---------- Provided data
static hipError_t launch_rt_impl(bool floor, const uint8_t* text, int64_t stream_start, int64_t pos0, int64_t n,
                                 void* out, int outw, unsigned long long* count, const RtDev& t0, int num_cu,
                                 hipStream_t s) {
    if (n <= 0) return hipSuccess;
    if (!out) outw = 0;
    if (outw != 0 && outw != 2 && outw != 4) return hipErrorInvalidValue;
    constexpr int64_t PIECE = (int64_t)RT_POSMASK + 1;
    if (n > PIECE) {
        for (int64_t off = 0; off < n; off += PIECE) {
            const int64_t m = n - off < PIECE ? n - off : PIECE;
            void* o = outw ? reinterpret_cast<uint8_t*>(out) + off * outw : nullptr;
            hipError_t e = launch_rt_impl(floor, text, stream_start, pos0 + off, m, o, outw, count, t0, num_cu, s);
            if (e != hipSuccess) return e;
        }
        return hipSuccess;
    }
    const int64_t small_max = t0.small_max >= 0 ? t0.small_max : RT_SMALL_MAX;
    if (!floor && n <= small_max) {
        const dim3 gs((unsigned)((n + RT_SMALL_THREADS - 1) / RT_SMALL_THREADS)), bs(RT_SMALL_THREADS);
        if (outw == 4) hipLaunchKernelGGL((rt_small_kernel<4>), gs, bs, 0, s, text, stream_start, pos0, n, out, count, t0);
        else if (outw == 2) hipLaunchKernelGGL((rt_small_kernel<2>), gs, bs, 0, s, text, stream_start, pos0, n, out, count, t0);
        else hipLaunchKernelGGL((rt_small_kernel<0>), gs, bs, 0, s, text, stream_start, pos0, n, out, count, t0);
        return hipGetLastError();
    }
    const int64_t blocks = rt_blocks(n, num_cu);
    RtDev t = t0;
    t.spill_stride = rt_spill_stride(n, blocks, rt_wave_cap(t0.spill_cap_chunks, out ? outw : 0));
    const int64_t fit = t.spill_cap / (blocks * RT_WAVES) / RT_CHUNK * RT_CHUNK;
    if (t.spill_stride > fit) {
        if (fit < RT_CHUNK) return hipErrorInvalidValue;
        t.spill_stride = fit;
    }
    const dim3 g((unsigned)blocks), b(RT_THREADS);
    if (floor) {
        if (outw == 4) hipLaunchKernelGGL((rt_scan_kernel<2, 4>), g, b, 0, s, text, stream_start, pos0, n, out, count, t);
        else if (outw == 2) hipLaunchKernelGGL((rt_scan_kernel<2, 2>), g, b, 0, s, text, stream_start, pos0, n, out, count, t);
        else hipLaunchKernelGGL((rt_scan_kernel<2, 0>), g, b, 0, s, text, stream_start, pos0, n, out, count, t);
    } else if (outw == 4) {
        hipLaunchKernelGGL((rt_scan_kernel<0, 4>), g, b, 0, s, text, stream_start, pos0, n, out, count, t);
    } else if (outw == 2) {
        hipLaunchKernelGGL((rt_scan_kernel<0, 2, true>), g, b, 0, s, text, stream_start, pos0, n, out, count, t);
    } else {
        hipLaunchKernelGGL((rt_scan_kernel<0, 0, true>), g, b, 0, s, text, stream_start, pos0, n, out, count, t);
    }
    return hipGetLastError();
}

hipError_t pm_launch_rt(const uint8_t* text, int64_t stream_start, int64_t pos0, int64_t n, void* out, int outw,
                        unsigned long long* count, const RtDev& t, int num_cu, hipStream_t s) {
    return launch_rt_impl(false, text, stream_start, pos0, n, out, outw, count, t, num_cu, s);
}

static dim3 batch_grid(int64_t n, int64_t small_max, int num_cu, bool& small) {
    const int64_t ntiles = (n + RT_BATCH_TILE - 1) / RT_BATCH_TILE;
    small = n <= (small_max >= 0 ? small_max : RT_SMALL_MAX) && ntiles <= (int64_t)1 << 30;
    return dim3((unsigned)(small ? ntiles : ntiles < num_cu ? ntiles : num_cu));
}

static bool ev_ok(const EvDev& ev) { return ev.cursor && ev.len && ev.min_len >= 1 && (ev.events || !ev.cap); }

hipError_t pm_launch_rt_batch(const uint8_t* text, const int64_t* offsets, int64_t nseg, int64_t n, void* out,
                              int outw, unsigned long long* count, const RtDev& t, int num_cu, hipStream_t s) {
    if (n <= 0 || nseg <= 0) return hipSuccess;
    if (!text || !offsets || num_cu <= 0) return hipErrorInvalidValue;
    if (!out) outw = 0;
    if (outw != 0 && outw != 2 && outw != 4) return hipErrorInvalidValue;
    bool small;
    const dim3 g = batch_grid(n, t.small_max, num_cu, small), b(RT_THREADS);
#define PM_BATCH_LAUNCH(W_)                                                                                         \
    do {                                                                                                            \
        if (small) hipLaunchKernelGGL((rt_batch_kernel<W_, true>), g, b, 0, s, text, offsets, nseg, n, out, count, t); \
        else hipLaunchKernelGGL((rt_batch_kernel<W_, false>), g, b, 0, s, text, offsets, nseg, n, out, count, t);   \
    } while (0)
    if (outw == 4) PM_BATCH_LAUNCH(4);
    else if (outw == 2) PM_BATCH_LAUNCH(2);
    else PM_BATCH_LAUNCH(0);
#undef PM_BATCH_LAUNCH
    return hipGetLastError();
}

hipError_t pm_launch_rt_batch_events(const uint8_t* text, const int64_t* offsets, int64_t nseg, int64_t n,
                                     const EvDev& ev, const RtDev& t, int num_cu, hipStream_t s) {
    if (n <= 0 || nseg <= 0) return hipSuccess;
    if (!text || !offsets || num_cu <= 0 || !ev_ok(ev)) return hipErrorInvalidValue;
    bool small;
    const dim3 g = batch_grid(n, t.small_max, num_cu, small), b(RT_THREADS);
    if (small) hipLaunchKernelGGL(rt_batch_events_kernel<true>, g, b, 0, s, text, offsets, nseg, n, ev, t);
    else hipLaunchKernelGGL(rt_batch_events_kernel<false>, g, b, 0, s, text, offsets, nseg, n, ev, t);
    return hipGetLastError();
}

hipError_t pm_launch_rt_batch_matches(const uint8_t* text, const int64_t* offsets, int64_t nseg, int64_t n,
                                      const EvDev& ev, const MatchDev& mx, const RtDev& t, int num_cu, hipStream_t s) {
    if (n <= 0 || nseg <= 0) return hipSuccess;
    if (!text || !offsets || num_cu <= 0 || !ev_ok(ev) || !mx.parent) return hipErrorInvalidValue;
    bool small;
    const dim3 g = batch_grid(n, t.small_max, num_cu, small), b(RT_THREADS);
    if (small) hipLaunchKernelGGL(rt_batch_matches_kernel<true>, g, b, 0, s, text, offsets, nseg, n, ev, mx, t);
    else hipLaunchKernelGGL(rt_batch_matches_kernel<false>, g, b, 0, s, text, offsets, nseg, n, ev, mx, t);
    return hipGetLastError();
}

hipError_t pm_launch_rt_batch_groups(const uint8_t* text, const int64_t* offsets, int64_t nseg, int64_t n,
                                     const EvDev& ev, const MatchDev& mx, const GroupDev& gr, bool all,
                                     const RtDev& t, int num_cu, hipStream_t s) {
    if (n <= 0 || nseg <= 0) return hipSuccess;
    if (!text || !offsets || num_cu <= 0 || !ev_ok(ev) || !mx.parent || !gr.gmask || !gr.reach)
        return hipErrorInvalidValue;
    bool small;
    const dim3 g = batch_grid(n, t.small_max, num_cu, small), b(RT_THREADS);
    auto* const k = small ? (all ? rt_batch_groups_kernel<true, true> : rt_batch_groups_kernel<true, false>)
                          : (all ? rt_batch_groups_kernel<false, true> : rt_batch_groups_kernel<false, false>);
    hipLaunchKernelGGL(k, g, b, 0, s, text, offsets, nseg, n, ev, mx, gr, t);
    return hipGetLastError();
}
--------------------
_What the task requires_
With "static" as the word to match, copy each line of the records that has it.

_Your solution_
static hipError_t launch_rt_impl(bool floor, const uint8_t* text, int64_t stream_start, int64_t pos0, int64_t n,
static dim3 batch_grid(int64_t n, int64_t small_max, int num_cu, bool& small) {
static bool ev_ok(const EvDev& ev) { return ev.cursor && ev.len && ev.min_len >= 1 && (ev.events || !ev.cap); }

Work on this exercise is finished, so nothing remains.